The fact that 12 Nobel Peace Prize winners teamed up last week to write an open letter to try to get the President of the United States to release a Senate committee report on interrogation practices of the previous decade that he’s been sitting on for a year or more and that is already highly redacted by the CIA speaks to the continuing frustration of persons of conscience as well as their unwillingness to let the matter disappear into the sanitizing vacuum that tends to absorb much actual American history. I doubt that full disclosure of the report would enhance the APA’s reputation; I hope I am wrong.

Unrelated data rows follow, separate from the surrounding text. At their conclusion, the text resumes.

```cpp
template <int WT> constexpr int small_gauss_lds_doubles() {
    return SMALL_MAXTASK * WT + SMALL_NX * WT + 256 + SMALL_NX * SMALL_NX;
}
template <int WT> constexpr int small_gauss_lds_doubles(int nX) {
    return SMALL_MAXTASK * WT + SMALL_NX * WT + 256 + nX * nX;
}

__device__ __forceinline__ int small_gauss_group(int lb, int ng)
{
    return (lb & 7) * ((ng + 7) >> 3) + (lb >> 3);
}
__host__ __device__ inline int small_gauss_blocks(int ng) { return (ng + 7) & ~7; }

template <int WT, bool RAWCAL = false, bool SIGNAL = false>
__device__ __forceinline__ void small_gauss_body(const SmallGaussLaunch &a, double *lds, int blk)
{
    constexpr int NG = 256 / WT;
    double *tp = lds;
    double *xs = tp + SMALL_MAXTASK * WT;
    double *red = xs + SMALL_NX * WT;
    double *Msh = red + NG * WT;
    const SmallGaussDev &c = a.d;
    const int W = a.W;
    const int wl = threadIdx.x % WT, g = threadIdx.x / WT;
    const int w = blk * WT + wl;
    const int Wc = c.wcount ? min(W, *c.wcount) : W;
    if (blk * WT >= Wc) return;
    for (int i = threadIdx.x; i < c.nX * c.nX; i += 256) Msh[i] = a.M[i];
    const bool act = w < Wc;
    const bool calp = c.log_cal_prior > 0 && c.cal_index >= 0;
    const double cal = (g == 0 && act && calp) ? a.nuis[(long long)w * a.ld_nuis + c.cal_index] : 1.0;
    double c2 = 1.0, rc2 = 1.0;
    if (RAWCAL && act && a.stage_cal >= 0) {
        const double cl = a.nuis[(long long)w * a.ld_nuis + a.stage_cal];
        c2 = cl * cl;
        rc2 = 1.0 / c2;
    }
    struct Elem { int ix, m0, m1, c0, c1; double mc, cc, fc, ch; };
    auto elem = [&](int e) {
        Elem q{c.e_to_x[e], c.e_main_t[e], c.e_main_t[e + 1], 0, 0, c.e_main_const[e], 0.0, 0.0, c.chat[e]};
        if (c.has_corr) {
            q.c0 = c.e_corr_t[e];
            q.c1 = c.e_corr_t[e + 1];
            q.cc = c.e_corr_const[e];
            q.fc = c.fidcorr[e];
        }
        return q;
    };
    Elem e0{-1, 0, 0, 0, 0, 0.0, 0.0, 0.0, 0.0};
    if (g < c.nE) e0 = elem(g);
    for (int t = g; t < c.ntask; t += NG) {
        const int4 ra = *reinterpret_cast<const int4 *>(c.trow + 8 * t);
        const int4 rb = *reinterpret_cast<const int4 *>(c.trow + 8 * t + 4);
        const int r[8] = {ra.x, ra.y, ra.z, ra.w, rb.x, rb.y, rb.z, rb.w};
        double v[8];
#pragma unroll
        for (int u = 0; u < 8; u++) v[u] = (act && r[u] >= 0) ? a.partial[(long long)r[u] * W + w] : 0.0;
        if (RAWCAL)
#pragma unroll
            for (int u = 0; u < 8; u++)
                if (r[u] >= 0 && a.row_cal[r[u]]) v[u] = div_rn(v[u], c2, rc2);
        double s = 0.0;
#pragma unroll
        for (int u = 0; u < 8; u++) s += v[u];
        tp[t * WT + wl] = s;
    }
    __syncthreads();
    for (int e = g; e < c.nE; e += NG) {
        const Elem q = e == g ? e0 : elem(e);
        if (q.ix < 0) continue;
        double s = q.mc;
        for (int t = q.m0; t < q.m1; t++) s += tp[t * WT + wl];
        if (c.has_corr) {
            double cs = q.cc;
            for (int t = q.c0; t < q.c1; t++) cs += tp[t * WT + wl];
            s = s + (cs - q.fc);
        }
        xs[q.ix * WT + wl] = s - q.ch;
    }
    __syncthreads();
    double part = 0.0;
    for (int i = g; i < c.nX; i += NG) {
        double y = 0.0;
        for (int j = 0; j < c.nX; j++) y += Msh[i * c.nX + j] * xs[j * WT + wl];
        part += xs[i * WT + wl] * y;
    }
    red[g * WT + wl] = part;
    __syncthreads();
    if (g == 0 && act) {
        double chisq = 0.0;
        for (int k = 0; k < NG; k++) chisq += red[k * WT + wl];
        if (calp) {
            const double t = log(cal) / c.log_cal_prior;
            chisq = chisq + t * t;
        }
        if (SIGNAL)
            __hip_atomic_store(a.out + w, chisq / 2, __ATOMIC_RELAXED, __HIP_MEMORY_SCOPE_AGENT);
        else
// ... 6 lines not shown
```

### cosmomc_amd/csrc/steptail.h

```cpp
#pragma once

#include <vector>

#include "common.h"
#include "theorypass.h"

namespace cmamd {

struct QFSArgs {
    QFSource src;
    const double *S;
    const double *nuis;
    long long ld_nuis;
    int cal_index;
    int W;
    int Wp;
};

struct StepTail {
    QFSArgs q;
    int nq = 0;
    SmallGaussLaunch g{};
    int ng = 0;
    int fold_g = 0;
    TPDev tp{};
    const double *dl = nullptr;
    long long ld_field = 0, ld_walker = 0;
    int np = 0;
    int W = 0;
};

enum { TAIL_QF = 0, TAIL_GAUSS = 1, TAIL_PASS = 2, TAIL_MH = 3 };
std::vector<int2> tail_rows(int nq, int ng, int np, int nm);

struct StepTailPlan {
    DevBuf d_rows;
    int key[3] = {-1, -1, -1};
    int nrows = 0;
};

}
```

Measured before the change: 32.48 million evals/s.

## Overlap lean MH staging with folded chi² and batch its partial loads

In the middle (accept+propose) launch, the lean MH stage loads (state rows, prior tables) are now issued before the folded small-Gaussian chi² runs, which uses LDS at an offset so the two do not collide. The folded chi² gains a batched form: the task row map and calibration flags are staged in LDS, and global partial loads for several tasks are issued together to hide memory latency. The covariance matrix load is overlapped with those reads. The theory-pass body is also instantiated with the MID flag. This raises LDS use and register pressure, and adds a debug query entry point.

```diff
diff --git a/cosmomc_amd/csrc/common.h b/cosmomc_amd/csrc/common.h
--- a/cosmomc_amd/csrc/common.h
+++ b/cosmomc_amd/csrc/common.h
@@ -202,6 +202,7 @@
     int W;
     const unsigned char *row_cal;
     int stage_cal;
+    int n_rowcal;
 };
 
 struct WinCol {
diff --git a/cosmomc_amd/csrc/mhbody.h b/cosmomc_amd/csrc/mhbody.h
--- a/cosmomc_amd/csrc/mhbody.h
+++ b/cosmomc_amd/csrc/mhbody.h
@@ -2,10 +2,10 @@
 
 template <bool ACCEPT, bool PROPOSE>
 __device__ __forceinline__ void mh_body(const DevCfg &c, int fast_only, double *hist_row, double *hist_terms, int blk0,
-                                        double *lds, int bx, const TailWait *tw = nullptr)
+                                        double *lds, int bx, const TailWait *tw, LeanStage &S, bool staged)
 {
     if (c.lean.on) {
-        mh_lean<ACCEPT, PROPOSE>(c, hist_row, hist_terms, blk0, lds, bx, tw);
+        mh_lean<ACCEPT, PROPOSE>(c, hist_row, hist_terms, blk0, lds, bx, tw, S, staged);
         return;
     }
     const Rows &R = c.rows;
@@ -360,3 +360,11 @@
 #endif
 #undef SROW
 }
+
+template <bool ACCEPT, bool PROPOSE>
+__device__ __forceinline__ void mh_body(const DevCfg &c, int fast_only, double *hist_row, double *hist_terms, int blk0,
+                                        double *lds, int bx, const TailWait *tw = nullptr)
+{
+    LeanStage S;
+    mh_body<ACCEPT, PROPOSE>(c, fast_only, hist_row, hist_terms, blk0, lds, bx, tw, S, false);
+}
diff --git a/cosmomc_amd/csrc/mhlean.h b/cosmomc_amd/csrc/mhlean.h
--- a/cosmomc_amd/csrc/mhlean.h
+++ b/cosmomc_amd/csrc/mhlean.h
@@ -1,56 +1,95 @@
 #pragma once
 
+struct LeanStage {
+    static constexpr int PG = MAXP / NV;
+    double lo[PG], hi[PG], mu[PG], sg[PG];
+    int pu[PG];
+};
+
+struct LeanLds {
+    double *sd, *sp, *dq, *zz;
+    int *si, *oobw, *ndw, *i0w;
+    int nd_lo, nd_hi;
+    __device__ __forceinline__ LeanLds(const DevCfg &c, double *lds)
+    {
+        const Rows &R = c.rows;
+        nd_lo = R.R;
+        nd_hi = R.ND - R.P;
+        sd = lds;
+        sp = sd + (size_t)nd_lo * MB;
+        dq = sp + (size_t)nd_hi * MB;
+        zz = dq + (size_t)MAXDEF * (QF_GROUPS + 1) * MB;
+        si = reinterpret_cast<int *>(zz + (size_t)c.np * MB);
+        oobw = si + 8 * MB;
+        ndw = oobw + MB;
+        i0w = ndw + MB;
+    }
+};
+
 template <bool ACCEPT, bool PROPOSE>
-__device__ __forceinline__ void mh_lean(const DevCfg &c, double *hist_row, double *hist_terms, int blk0, double *lds,
-                                        int bx, const TailWait *tw)
+__device__ __forceinline__ void mh_lean_stage(const DevCfg &c, double *hist_row, int blk0, double *lds, int bx,
+                                              LeanStage &S)
+{
+    const Rows &R = c.rows;
+    const int grp = threadIdx.x / MB;
+    const int wl64 = threadIdx.x & 63, wave = threadIdx.x >> 6, nwave = MH_THREADS / 64;
+#ifdef CMAMD_STAMPS
+    const int lane = threadIdx.x % MB;
+#endif
+    const int wb = (blk0 + bx) * MB;
+    const size_t W = c.ld;
+    const int np = c.np;
+    const LeanLds I(c, lds);
+    if (threadIdx.x < MB) I.oobw[threadIdx.x] = 0;
+    if (PROPOSE && c.rot_defer && bx == 0 && threadIdx.x == 0)
+        c.rot_cnt[2 * (blk0 * MB / 64) + (c.rot_par ^ 1)] = 0;
+
+    STAMP(0);
+    dma_rows_f64(I.sd, 0, c.sd, 0, I.nd_lo, W, wb, wl64, wave, nwave);
+    dma_rows_f64(I.sd, I.nd_lo, c.sd, R.P, I.nd_hi, W, wb, wl64, wave, nwave);
+    dma_rows_i32(I.si, c.si, 8, W, wb, wl64, wave, nwave);
+    constexpr int PG = LeanStage::PG;
+    const double *td = c.tab_d;
+#pragma unroll
+    for (int u = 0; u < PG; u++) {
+        const int i = grp + u * NV;
+        if (ACCEPT && i < np) {
+            S.lo[u] = td[c.tl.pmin + i];
+            S.hi[u] = td[c.tl.pmax + i];
+            S.mu[u] = td[c.tl.pmean + i];
+            S.sg[u] = td[c.tl.pstd + i];
+        }
+    }
+    if (ACCEPT && hist_row) {
+#pragma unroll
+        for (int u = 0; u < PG; u++) {
+            const int i = grp + u * NV;
+            if (i < c.n_used) S.pu[u] = c.tab_i[c.tl.params_used + i];
+        }
+    }
+}
+
+template <bool ACCEPT, bool PROPOSE>
+__device__ __forceinline__ void mh_lean_chain(const DevCfg &c, double *hist_row, double *hist_terms, int blk0,
+                                              double *lds, int bx, const TailWait *tw, const LeanStage &S)
 {
     const Rows &R = c.rows;
     const LeanCfg &L = c.lean;
     const int lane = threadIdx.x % MB, grp = threadIdx.x / MB;
-    const int wl64 = threadIdx.x & 63, wave = threadIdx.x >> 6, nwave = MH_THREADS / 64;
+#ifdef CMAMD_STAMPS
+    const int wave = threadIdx.x >> 6;
+#endif
     const int wb = (blk0 + bx) * MB;
     const int w = wb + lane;
     const bool act = w < c.W;
     const size_t W = c.ld;
     const int np = c.np;
-    const int nd_lo = R.R, nd_hi = R.ND - R.P;
-    double *sd = lds;
-    double *sp = sd + (size_t)nd_lo * MB;
-    double *dq = sp + (size_t)nd_hi * MB;
-    double *zz = dq + (size_t)MAXDEF * (QF_GROUPS + 1) * MB;
-    int *si = reinterpret_cast<int *>(zz + (size_t)np * MB);
-    int *oobw = si + 8 * MB;
-    int *ndw = oobw + MB;
-    int *i0w = ndw + MB;
-    if (threadIdx.x < MB) oobw[threadIdx.x] = 0;
-    if (PROPOSE && c.rot_defer && bx == 0 && threadIdx.x == 0)
-        c.rot_cnt[2 * (blk0 * MB / 64) + (c.rot_par ^ 1)] = 0;
-
-    STAMP(0);
-    dma_rows_f64(sd, 0, c.sd, 0, nd_lo, W, wb, wl64, wave, nwave);
-    dma_rows_f64(sd, nd_lo, c.sd, R.P, nd_hi, W, wb, wl64, wave, nwave);
-    dma_rows_i32(si, c.si, 8, W, wb, wl64, wave, nwave);
-    constexpr int PG = MAXP / NV;
-    double lo[PG], hi[PG], mu[PG], sg[PG];
-    const double *td = c.tab_d;
-#pragma unroll
-    for (int u = 0; u < PG; u++) {
-        const int i = grp + u * NV;
-        if (ACCEPT && i < np) {
-            lo[u] = td[c.tl.pmin + i];
-            hi[u] = td[c.tl.pmax + i];
-            mu[u] = td[c.tl.pmean + i];
-            sg[u] = td[c.tl.pstd + i];
-        }
-    }
-    int pu[PG];
-    if (ACCEPT && hist_row) {
-#pragma unroll
-        for (int u = 0; u < PG; u++) {
-            const int i = grp + u * NV;
-            if (i < c.n_used) pu[u] = c.tab_i[c.tl.params_used + i];
-        }
-    }
+    const LeanLds I(c, lds);
+    double *const sd = I.sd, *const sp = I.sp, *const dq = I.dq, *const zz = I.zz;
+    int *const si = I.si, *const oobw = I.oobw, *const ndw = I.ndw, *const i0w = I.i0w;
+    constexpr int PG = LeanStage::PG;
+    const double *const lo = S.lo, *const hi = S.hi, *const mu = S.mu, *const sg = S.sg;
+    const int *const pu = S.pu;
     if (tw) tail_wait(*tw, wb / 64);
     if (ACCEPT && c.n_def) {
         const int tile = wb / QF_TILE, col = wb % QF_TILE + lane;
@@ -259,3 +298,11 @@
     STAMP(6);
 #endif
 }
+
+template <bool ACCEPT, bool PROPOSE>
+__device__ __forceinline__ void mh_lean(const DevCfg &c, double *hist_row, double *hist_terms, int blk0, double *lds,
+                                        int bx, const TailWait *tw, LeanStage &S, bool staged)
+{
+    if (!staged) mh_lean_stage<ACCEPT, PROPOSE>(c, hist_row, blk0, lds, bx, S);
+    mh_lean_chain<ACCEPT, PROPOSE>(c, hist_row, hist_terms, blk0, lds, bx, tw, S);
+}
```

In the past month a new book by James Risen called Pay Any Price has brought the controversy of the APA’s collusion with torture and illegal detention into a newly focused discussion in the media, at least to the degree that media still permits such discussion at all. Risen’s book is not primarily about the APA’s activities or its relation to the national military, security and intelligence apparatus — I gather this is at issue in one chapter of a book presenting a much further-reaching set of stories united around the tendency toward regrettable and unethical decisions being made in response to deregulation of federal government agency rules, burgeoning of financial opportunities and promotion of wide-spread anxiety in the wake of 9/11. (The Coalition for an Ethical Psychology has a lengthy and detailed response, primarily in the form of follow-up questions, to the APA’s dismissal of Risen’s material in Pay Any Price about its relationship to civil rights violations. Inspect and reflect on the concerns raised at http://www.ethicalpsychology.org/materials/Coalition-Questions-for-APA-Board.pdf.)

It’s been remarkable to see two articles coming out in the past week in national psychological research journals on the evidence that (1) mistrust especially of authority is dramatically on the rise throughout our national culture and that (2) anxiety within an organization tends to generate an increase in failures in or obviation of ethical decision-making. I find them important to reflect on as we live in a period where mistrust and anxiety appear increasingly busy and omnipresent and may be complexly interactive (as we often see in individual clinical cases, and then some), with terrorism, climate change, and risks of many other kinds incessantly on the rise. As our government increasingly insists on surveillance of its citizenry’s personal lives and activities, it guards its own behaviors and knowledge from citizen’s view to an increasing degree. It’s hard to see just how the American people are responsible for their government these days.

Obama’s administration has prosecuted more whistleblowers under the Espionage Act than all previous presidential administrations combined, despite Obama’s campaign pledges to promote transparency and support whistleblowers in his 2008 run for President. A person’s got to wonder. Where would Woodward and Bernstein and Ellsberg be now, if Obama had been president then? Something significant is going on in American journalism that undermines the capacity of the American people to participate in a national democracy and even in a broadly joined debate, as media outlets are increasingly centralized under the control of highly complex corporate interests and the classification of information as secret is more and more broadly extended and enforced. My local Peace and Justice group lately screened a Canadian film (one remarkable for earning no reviews I could find on line in US corporate papers although released commercially as well as on line more than a year ago) about the corporate news media’s suppression of investigative journalism. Even to my jaded mind it was eye-opening and shocking. It’s kind of a thriller, as documentaries go: fast-paced, entertaining, and tight, with plenty of detail and personalities emerging in the 4 or 5 reporters whose stories are tracked, and you can watch it free at http://shadowsofliberty.org/watch/ I am recommending it to people who feel that being able to get the news still matters. It helps for those who still care to connect the dots of an information and communication system shared on a large scale within our society or a historical narrative spanning more than the past month or two.